Managing a busy studio and with no great interest in education issues, Capuano has become a passionate advocate of the socially transformative effects of the programme.
"When you first get them into the recording studio they're terrified to go into the booth, but if you work with them and build trust with them, they just fly, and within three months they are on stage playing to 500 people. It's incredible," he says.
"One of the other key things that surprised me is that you see all the schools communicating - when I was at school in Glasgow we were quite territorial.
"You see all of them at the gig, you have 17 schools who have been contacting each other and Facebooking each other, and the gig becomes a massive social event. When they're working on things you would expect them to be quite bitchy with each other, but instead they're all really encouraging."
Gilad Tiefenbrun, managing director of sponsor Linn Products (who is himself a keen guitarist and amateur band member) says: "The music industry offers a wider variety of jobs than many people realise.
"Behind The Noise opens school kids' minds to possibilities ranging from performing and producing music to promoting and organising gigs.
"And because music is easy to export given the global reach of the web, and the enduring appeal of Scottish bands worldwide, the programme's success can benefit the economy."
Capuano and colleagues are now busying themselves looking for more funding, the ideal scenario being that they will be able to offer a service that works out at a cost of about £3000 per school for free.
He declares himself "very hopeful" about sourcing funds from Creative Scotland because the scheme "covers so many aspects of their [funding qualification] criteria, from performance, to arts events, to transferable skills, and it ticks boxes on the Curriculum for Excellence".

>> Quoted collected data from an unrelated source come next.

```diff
@@ -260,6 +279,28 @@
     return g;
 }
 
+static constexpr size_t kLdsBlock = 1280;
+static int beside_shade(const RtCtx* c, int stage, int topLevels, int* perCU, int* shadeLds)
+{
+    const TraceLaunch L = trace_launch(c, stage, stage == ST_CONNECT ? 0 : 1, false, c->nPix, topLevels);
+    hipFuncAttributes shade{}, trav{};
+    hipDeviceProp_t prop;
+    HIPCHK(hipGetDeviceProperties(&prop, c->cfg.device));
+    HIPCHK(hipFuncGetAttributes(&shade, (const void*)c->kShade));
+    HIPCHK(hipFuncGetAttributes(&trav, (const void*)L.persist));
+    auto alloc = [](int regs) { return std::max(8, (regs + 7) / 8 * 8); };
+    const size_t ldsCU = std::max(prop.maxSharedMemoryPerMultiProcessor, prop.sharedMemPerBlock);
+    auto blocks = [](size_t bytes) { return (bytes + kLdsBlock - 1) / kLdsBlock * kLdsBlock; };
+    const size_t travLds = blocks(trav.sharedSizeBytes + L.lds), shadeLdsCU = blocks(shade.sharedSizeBytes);
+    const int shadeWaves = std::max(1, c->shadeTile / kBlock);
+    const int byLds = ldsCU > shadeLdsCU && travLds > 0 ? (int)((ldsCU - shadeLdsCU) / travLds) : 0;
+    const int byVgpr = (512 - shadeWaves * alloc(shade.numRegs)) / alloc(trav.numRegs);
+    const int bySlots = 8 - shadeWaves;
+    *perCU = std::max(0, std::min(std::min(byLds, byVgpr), std::min(bySlots, stage == ST_CONNECT ? kAdmitAnySgpr : kAdmit96Sgpr)));
+    *shadeLds = (int)shade.sharedSizeBytes;
+    return RT_OK;
+}
+
 static constexpr size_t kEvRing = 4096;
 static void ev_account(RtCtx* c, RtCtx::Ev& e)
 {
@@ -498,12 +539,18 @@
         for (PersistTune* t : { &ctx->tune, &ctx->tuneConnect }) if (stack_bytes(ctx) + top_bytes(t->topLevels) > prop.sharedMemPerBlock) t->topLevels = 0;
         if (topAuto) for (int stage : { ST_EXTEND, ST_CONNECT }) {
             PersistTune& t = stage == ST_CONNECT ? ctx->tuneConnect : ctx->tune;
-            int q = 0, lv = t.topLevels;
+            int q = 0, lv = t.topLevels, beside = 0, shadeLds = 0;
+            const bool shared = ctx->cfg.persist_blocks_per_cu > 0;
             if (const int rc = persist_query(ctx, stage, 0, &q)) return rc;
             const int base = persist_blocks(ctx, stage, q, tuneBlocks);
+            if (shared) { if (const int rc = beside_shade(ctx, stage, 0, &beside, &shadeLds)) return rc; }
             for (; lv > 0; lv--) {
                 if (const int rc = persist_query(ctx, stage, lv, &q)) return rc;
-                if (persist_blocks(ctx, stage, q, tuneBlocks) == base) break;
+                if (persist_blocks(ctx, stage, q, tuneBlocks) != base) continue;
+                if (!shared) break;
+                int fit = 0;
+                if (const int rc = beside_shade(ctx, stage, lv, &fit, &shadeLds)) return rc;
+                if (fit >= beside) break;
             }
             t.topLevels = lv;
         }
diff --git a/magr_ray_tracer_amd/csrc/rt355_kernels.h b/magr_ray_tracer_amd/csrc/rt355_kernels.h
--- a/magr_ray_tracer_amd/csrc/rt355_kernels.h
+++ b/magr_ray_tracer_amd/csrc/rt355_kernels.h
@@ -1603,7 +1603,7 @@
     return c;
 }
 
-struct ShadowOut { float4* a; float4* b; float4* c; bool valid; };
+struct ShadowOut { float4 a, b, c; bool valid; };
 
 template <bool NEE, bool REFB>
 RT_FORCEINLINE float4 shade_hit(const DevScene& sc, const DevVariant& var, SRay& ray, uint32_t& seed, ExtRay& ext, ShadowOut& sh)
@@ -1661,9 +1661,9 @@
                 float4 Ld = muls(mul4(muls(lightColor, solidAngle), BRDF), dotNL);
                 float4 color = firefly<REFB>(var.fireflies, mul4(Ld, sInt));
                 float4 so = add4(ray.I, muls(L, kEps));
-                *sh.a = mk4(so.x, so.y, so.z, dist - 2 * kEps);
-                *sh.b = mk4(L.x, L.y, L.z, __int_as_float(ray.pixel));
-                *sh.c = color;
+                sh.a = mk4(so.x, so.y, so.z, dist - 2 * kEps);
+                sh.b = mk4(L.x, L.y, L.z, __int_as_float(ray.pixel));
+                sh.c = color;
                 sh.valid = true;
             }
         }
@@ -1703,12 +1703,19 @@
     return v;
 }
 
+static_assert(RT_MAX_BOUNCES < 0x40 && kMetaInside == 0x100u && kMetaLastSpec == 0x200u, "park_meta packs meta.y into one byte");
+RT_FORCEINLINE uint8_t park_meta(uint32_t y) { return (uint8_t)((y & 0x3fu) | ((y & (kMetaInside | kMetaLastSpec)) >> 2)); }
+RT_FORCEINLINE uint32_t unpark_meta(uint8_t b) { return ((uint32_t)b & 0x3fu) | (((uint32_t)b & 0xc0u) << 2); }
 template <bool NEE, int TILE, bool REFB>
 __global__ __launch_bounds__(TILE, 4) void k_shade(DevScene sc, DevQueues q, DevVariant var, int bounce)
 {
     __shared__ uint32_t sWaveE[2][TILE / 64], sWaveS[2][TILE / 64], sBaseE, sBaseS;
-    __shared__ float4 sExtO[TILE], sExtD[TILE], sExtI[TILE], sShA[2][TILE], sShB[2][TILE], sShC[2][TILE];
-    __shared__ uint2 sExtM[TILE];
+    enum { P_EXT_O, P_EXT_D, P_EXT_I, P_SH_A, P_SH_C, P_ROWS4 = NEE ? 5 : 3 };
+    __shared__ float4 sPark4[P_ROWS4 * TILE];
+    __shared__ float2 sShB[NEE ? TILE : 1];
+    __shared__ uint2 sPixZ[TILE];
+    __shared__ uint8_t sExtM[TILE];
+    auto park_slot = [] { uint32_t s = threadIdx.x; asm volatile("" : "+v"(s)); return s; };
     const int cur = bounce & 1, nxt = cur ^ 1;
     unsigned long long* state = q.tile[cur];
     unsigned long long* const* super = q.super;
@@ -1744,14 +1751,16 @@
         uint32_t baseE = sBaseE, baseS = sBaseS + (uint32_t)shadowBase;
         for (int w = 0; w < wave; w++) { baseE += sWaveE[pp][w]; baseS += sWaveS[pp][w]; }
         const unsigned long long below = (1ull << lane) - 1ull;
+        const uint32_t slot = park_slot();
         if (extValid) {
             const uint32_t dst = baseE + (uint32_t)__popcll(em & below);
-            q.O[nxt][dst] = sExtO[threadIdx.x]; q.D[nxt][dst] = sExtD[threadIdx.x]; q.inten[nxt][dst] = sExtI[threadIdx.x];
-            q.meta[nxt][dst] = sExtM[threadIdx.x];
-        }
-        if (shValid) {
+            q.O[nxt][dst] = sPark4[P_EXT_O * TILE + slot]; q.D[nxt][dst] = sPark4[P_EXT_D * TILE + slot]; q.inten[nxt][dst] = sPark4[P_EXT_I * TILE + slot];
+            q.meta[nxt][dst] = make_uint2(sPixZ[slot].x, unpark_meta(sExtM[slot]));
+        }
+        if (NEE && shValid) {
             const uint32_t dst = baseS + (uint32_t)__popcll(sm & below);
-            q.sA[dst] = sShA[pp][threadIdx.x]; q.sB[dst] = sShB[pp][threadIdx.x]; q.sC[dst] = sShC[pp][threadIdx.x];
+            const float2 bxy = sShB[slot]; const uint2 pz = sPixZ[slot];
+            q.sA[dst] = sPark4[P_SH_A * TILE + slot]; q.sB[dst] = mk4(bxy.x, bxy.y, __uint_as_float(pz.y), __uint_as_float(pz.x)); q.sC[dst] = sPark4[P_SH_C * TILE + slot];
         }
         __syncthreads();
     };
@@ -1793,9 +1802,9 @@
 
         bool extValid = false, shValid = false;
         ExtRay ext; ext.valid = false;
+        ShadowOut sh; sh.valid = false;
         uint2 extMeta = make_uint2(0u, 0u);
         if (i < n) {
-            ShadowOut sh; sh.valid = false; sh.a = &sShA[par][threadIdx.x]; sh.b = &sShB[par][threadIdx.x]; sh.c = &sShC[par][threadIdx.x];
             const float4 hit = in.hit;
             const uint2 meta = in.meta;
             SRay ray;
@@ -1880,7 +1889,10 @@
 #ifdef RT355_SHADE_TIMING
         tShade += c1 - c0; tDrain += wall_clock64() - c1; nT++;
 #endif
-        if (extValid) { sExtO[threadIdx.x] = ext.O; sExtD[threadIdx.x] = ext.D; sExtI[threadIdx.x] = ext.inten; sExtM[threadIdx.x] = extMeta; }
+        const uint32_t slot = park_slot();
+        if (extValid) { sPark4[P_EXT_O * TILE + slot] = ext.O; sPark4[P_EXT_D * TILE + slot] = ext.D; sPark4[P_EXT_I * TILE + slot] = ext.inten; sExtM[slot] = park_meta(extMeta.y); }
+        if (NEE && shValid) { sPark4[P_SH_A * TILE + slot] = sh.a; sShB[slot] = make_float2(sh.b.x, sh.b.y); sPark4[P_SH_C * TILE + slot] = sh.c; }
+        if (extValid || shValid) sPixZ[slot] = make_uint2(shValid ? __float_as_uint(sh.b.w) : extMeta.x, __float_as_uint(sh.b.z));
         pend = true; pTile = tile; pEm = em; pSm = sm; pExt = extValid; pSh = shValid;
         tile = nextTile;
     }
diff --git a/magr_ray_tracer_amd/renderer.py b/magr_ray_tracer_amd/renderer.py
--- a/magr_ray_tracer_amd/renderer.py
+++ b/magr_ray_tracer_amd/renderer.py
@@ -148,6 +148,11 @@
         self._chk(self._lib.rt_top_levels(self._h, C.byref(e), C.byref(c)))
         return int(e.value), int(c.value)
 
+    def shade_footprint(self):
+        b, t = C.c_int32(0), C.c_int32(0)
+        self._chk(self._lib.rt_shade_footprint(self._h, C.byref(b), C.byref(t)))
+        return int(b.value), int(t.value)
+
     @property
     def builtins(self):
         rc = self._lib.rt_builtins(self._h)
```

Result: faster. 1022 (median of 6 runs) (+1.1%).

He adds: "A recent survey of 130 Behind The Noise students displayed that many feel the project has increased their confidence, communication, organisational skills and their ability to work within a team.
"It also lets students meet with pupils from different schools and backgrounds. The positive impact of this is displayed in their support and encouragement towards each other at the shows and via positive commenting online. The survey also shows that over 50 students have started new bands or projects since taking part."
For him, one of the qualities that makes the project likely to flourish is that is does not require much top-down imposition.
He says: "We feel that we are only the custodians, the kids themselves have taken ownership of it. They come to us for advice, but they take on the responsibility and they move it from the initial phase of excitement and terror from coming into the studio to what are full-on professional gigs, with changeover times of six or seven minutes.
"The atmosphere of the place on performance night is electric, and the recorded tracks that have been uploaded on internet audio platform SoundCloud have had an astonishing 33,000 combined plays over three weeks."